A Catedral de Turim, cujo nome oficial é o de Catedral Metropolitana de São João Batista, é o principal templo da Igreja Católica Romana em Turim, do norte da Itália. É especialmente famosa por ser o local de guarda do Santo Sudário. É sede episcopal da Arquidiocese de Turim.
Dedicada a São João Batista, foi construída entre 1491 e 1498. A igreja fica no local se localizava o teatro da antiga cidade romana, na Praça São João. A área sagrada cristã original incluía três igrejas, dedicadas a São Salvador, Santa Maria de Domno e São João batista, a principal. Segundo algumas fontes, a consagração deste foi realizada por Agilolfo, rei dos lombardos. Aqui, em 662, Garibaldo, duque de Turim, foi assassinado na igreja por um seguidor de Godeberto.
As três igrejas foram demolidas entre 1490 e 1492. A nova catedral foi iniciada em 1491 sob desenho de Amedeo di Settignano de Francisco, também conhecido como Meo del Caprino, que a terminou em sete anos, adotando um estilo renascentista. O campanário, no entanto, é mais antigo, tendo sido erguido em 1469. Filippo Juvarra introduziu algumas modificações no século XVII. O Papa Leão X oficialmente confirmou-a como sede metropolitana em 1515.
Um projeto para o alargamento da catedral, a fim de criar um lugar mais luxuoso para o Santo Sudário, foi lançado em 1649, quando Bernardino Quadri chegou a Turim. Quadri baseou-se em um projeto anterior de Carlo di Castellamonte, com uma capela oval atrás do coro. Em 1667 Guarino Guarini foi chamado para completar o projeto. A cúpula, cujas obras se arrastaram por 28 anos, foi concluída em 1694. A capela do Santo Sudário foi adicionada à estrutura em 1668-1694.

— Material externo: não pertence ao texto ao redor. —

# athaddius/RAFT_STIR

Hardware: AMD Instinct MI355X
Metric: train image-pairs/sec (node) + Sintel-res inference FPS, RAFT 12 iters (higher is better)
Workload: dtype bf16; 1 GPU; model=RAFT (raft-things config, 5.26M params), global_batch=8, per_gpu_batch=8, seq_len=12, iters=12, parallelism=dp1, ops=hip-kernels, corr_pyramid=bf16, correlation=all-pairs, train_step=eager, deterministic=True, grad_allreduce=none

## Files before the change

raft_stir_amd/csrc/conv.hip:

```cpp
#include "conv_common.h"

namespace rs {
namespace conv {

template <int CPR>
__device__ __forceinline__ int swz(int r, int c) {
  return CPR == 4 ? r * 4 + (c ^ ((r >> 2) & 3)) : r * 8 + (c ^ ((r >> 1) & 7));
}

template <int BM, int BN, int WAVES_M, int WAVES_N, int BK, bool GEO = false, bool F32 = false, int KG = 1>
__global__ __launch_bounds__(256 * KG) void conv_lds_kernel(Args a) {
  static_assert(WAVES_M * WAVES_N == 4, "4 waves");
  static_assert(KG == 1 || KG == 2 || KG == 4, "KG");
  static_assert(BK == 32 || BK == 64, "BK");
  static_assert(!F32 || BK == 64, "F32: 64-wide staged rows ([hi 32 | lo 32])");
  constexpr int CPR = BK / 8;
  constexpr int WM = BM / WAVES_M / 16, WN = BN / WAVES_N / 16;
  constexpr int NA = BM * CPR / 256, NB = F32 ? BN * 4 / 256 : BN * CPR / 256;
  static_assert(NA >= 1 && NB >= 1, "BM, BN must be multiples of 64");
  __shared__ uint4 lds_[KG * 2][(BM + BN) * CPR];

  const int kg = KG == 1 ? 0 : __builtin_amdgcn_readfirstlane((int)threadIdx.x >> 8);
  uint4 (*lds)[(BM + BN) * CPR] = lds_ + kg * 2;
  const int t = threadIdx.x & 255, lane = t & 63, wave = t >> 6;
// ... 478 lines not shown
#pragma unroll
      for (int nt = 0; nt < WN; ++nt)
        asm volatile("ds_read_b128 %0, %1 offset:%2" : "=v"(fb[kk][nt]) : "v"(bbase[kk] + so), "i"(nt * 16 * RB)
                     : "memory");
    }
    if (step + STAGES - 1 < nst) RS_BISSUE(buf == 0 ? STAGES - 1 : buf - 1);
    asm volatile("s_waitcnt lgkmcnt(0)" ::: "memory");
#pragma unroll
    for (int kk = 0; kk < 2; ++kk) {
#pragma unroll
      for (int mt = 0; mt < WM; ++mt) asm volatile("" : "+v"(fa[kk][mt]));
#pragma unroll
      for (int nt = 0; nt < WN; ++nt) asm volatile("" : "+v"(fb[kk][nt]));
    }
#pragma unroll
    for (int kk = 0; kk < 2; ++kk)
#pragma unroll
      for (int mt = 0; mt < WM; ++mt)
#pragma unroll
        for (int nt = 0; nt < WN; ++nt)
          acc[mt][nt] = __builtin_amdgcn_mfma_f32_16x16x32_bf16(__builtin_bit_cast(bf16x8_t, fa[kk][mt]),
                                                                __builtin_bit_cast(bf16x8_t, fb[kk][nt]),
                                                                acc[mt][nt], 0, 0, 0);
    buf = buf == STAGES - 1 ? 0 : buf + 1;
  }

#undef RS_BISSUE
#undef RS_BADV
  if constexpr (KG > 1) {
    constexpr int NE = WM * WN * 4;
    static_assert((KG - 1) * NE * NT * 4 <= STAGES * KG * GSLOT * 16, "split-K reduction buffer");
    float* red = reinterpret_cast<float*>(&lds[0][0]);
    __syncthreads();
    if (kg > 0) {
#pragma unroll
      for (int mt = 0; mt < WM; ++mt)
#pragma unroll
        for (int nt = 0; nt < WN; ++nt)
#pragma unroll
          for (int j = 0; j < 4; ++j)
            red[((size_t)((kg - 1) * NE + (mt * WN + nt) * 4 + j) * NT) + t] = acc[mt][nt][j];
    }
    __syncthreads();
    if (kg > 0) return;
#pragma unroll
    for (int g = 0; g < KG - 1; ++g)
#pragma unroll
      for (int mt = 0; mt < WM; ++mt)
#pragma unroll
        for (int nt = 0; nt < WN; ++nt)
#pragma unroll
          for (int j = 0; j < 4; ++j) acc[mt][nt][j] += red[((size_t)(g * NE + (mt * WN + nt) * 4 + j) * NT) + t];
  }

  int pb[WN], py[WN], px[WN];
#pragma unroll
  for (int nt = 0; nt < WN; ++nt) {
    const int p = n0 + nt * 16 + lr;
    if (p < a.P) {
      pb[nt] = p / HW;
      const int q = p - pb[nt] * HW;
      py[nt] = q / W;
      px[nt] = q - py[nt] * W;
    } else {
      pb[nt] = -1;
      py[nt] = px[nt] = 0;
    }
  }
  epilogue<WM, WN>(a, acc, m0, n0, lane, pb, py, px);
}
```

A catedral é o lugar do enterro do Santo Pier Giorgio Frassati (1901-1925), natural de Turim, atleta e benfeitor dos pobres, chamado o "santo para os jovens do Terceiro Milênio". Ele foi beatificado pelo Papa João Paulo II em 1990.
História
A atual Catedral está localizada em uma das áreas históricas mais ricas da cidade de Turim, a poucos passos da área arqueológica, e quase adjacente ao Teatro Romano da antiga Julia Augusta Taurinorum. A área sagrada, na antiguidade, consistia em três igrejas cristãs primitivas, provavelmente construídas sobre edifícios públicos pré-existentes[1] ou templos pagãos, dedicadas a São Salvador, a Santa Maria de Domno e a São João Batista.
Principal entre os três, acredita-se, por esta razão, que a consagração do edifício a São João Batista pode ser atribuída aos lombardos e, mais precisamente, a Agilulfo (rei de 591 a 615), cuja esposa, Teodolinda, fez com que São João Batista fosse proclamado padroeiro do reino.[2]
A reconstrução renascentista
As três principais igrejas da cidade foram demolidas entre 1490 e 1492; o campanário, construído anteriormente e concluído apenas em 1469, encomendado pelo bispo João de Compeys e dedicada a Santo André, permaneceu intacto e ainda é visível hoje, ao lado da catedral, nos seus 48 metros de altura originais.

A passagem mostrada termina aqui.